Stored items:
>>>>>

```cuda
typedef CUresult (*EncodeTiledFn)(CUtensorMap *, CUtensorMapDataType, cuuint32_t, void *, const cuuint64_t *, const cuuint64_t *,
                                  const cuuint32_t *, const cuuint32_t *, CUtensorMapInterleave, CUtensorMapSwizzle,
                                  CUtensorMapL2promotion, CUtensorMapFloatOOBfill);
inline EncodeTiledFn encode_tiled_fn()
{
    static const EncodeTiledFn fn = [] {
        void *p = nullptr;
        cudaDriverEntryPointQueryResult q;
        EncodeTiledFn f = nullptr;
        if (cudaGetDriverEntryPoint("cuTensorMapEncodeTiled", &p, cudaEnableDefault, &q) == cudaSuccess &&
            q == cudaDriverEntryPointSuccess)
            f = reinterpret_cast<EncodeTiledFn>(p);
        (void)cudaGetLastError();
        return f;
    }();
    return fn;
}
inline bool make_map_2d(CUtensorMap *m, CUtensorMapDataType dt, const void *base, int cols, int rows, int64_t pitch_bytes,
                        int box_cols, int box_rows)
{
    EncodeTiledFn fn = encode_tiled_fn();
    if (!fn || reinterpret_cast<uintptr_t>(base) % 16 != 0 || pitch_bytes % 16 != 0 || box_cols > 256 || box_rows > 256) return false;
    const cuuint64_t gdim[2] = {(cuuint64_t)cols, (cuuint64_t)rows};
    const cuuint64_t gstride[1] = {(cuuint64_t)pitch_bytes};
    const cuuint32_t box[2] = {(cuuint32_t)box_cols, (cuuint32_t)box_rows};
    const cuuint32_t estr[2] = {1, 1};
    return fn(m, dt, 2, const_cast<void *>(base), gdim, gstride, box, estr, CU_TENSOR_MAP_INTERLEAVE_NONE,
              CU_TENSOR_MAP_SWIZZLE_NONE, CU_TENSOR_MAP_L2_PROMOTION_L2_128B, CU_TENSOR_MAP_FLOAT_OOB_FILL_NONE) == CUDA_SUCCESS;
}

__device__ __forceinline__ void pdl_wait() { asm volatile("griddepcontrol.wait;" ::: "memory"); }
__device__ __forceinline__ void pdl_launch_dependents() { asm volatile("griddepcontrol.launch_dependents;" ::: "memory"); }
template <typename... KArgs, typename... Args>
inline cudaError_t launch_pdl(void (*kernel)(KArgs...), dim3 grid, dim3 block, size_t smem, cudaStream_t st, Args... args)
{
    cudaLaunchConfig_t cfg = {};
    cfg.gridDim = grid; cfg.blockDim = block; cfg.dynamicSmemBytes = smem; cfg.stream = st;
    cudaLaunchAttribute attr[1];
    attr[0].id = cudaLaunchAttributeProgrammaticStreamSerialization;
    attr[0].val.programmaticStreamSerializationAllowed = 1;
// ... 37 lines not shown
```

### iceberg_tracking_code_b200/csrc/lk.cu

```cuda
#include "common.cuh"
#include <stdlib.h>
#include <string.h>
#include <type_traits>
#include <mutex>
#include <vector>
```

<<<<<

*Problem to solve*
Wherever a line in the records contains the word "estr", copy that line.

*Answer below*
    const cuuint32_t estr[2] = {1, 1};
    return fn(m, dt, 2, const_cast<void *>(base), gdim, gstride, box, estr, CU_TENSOR_MAP_INTERLEAVE_NONE,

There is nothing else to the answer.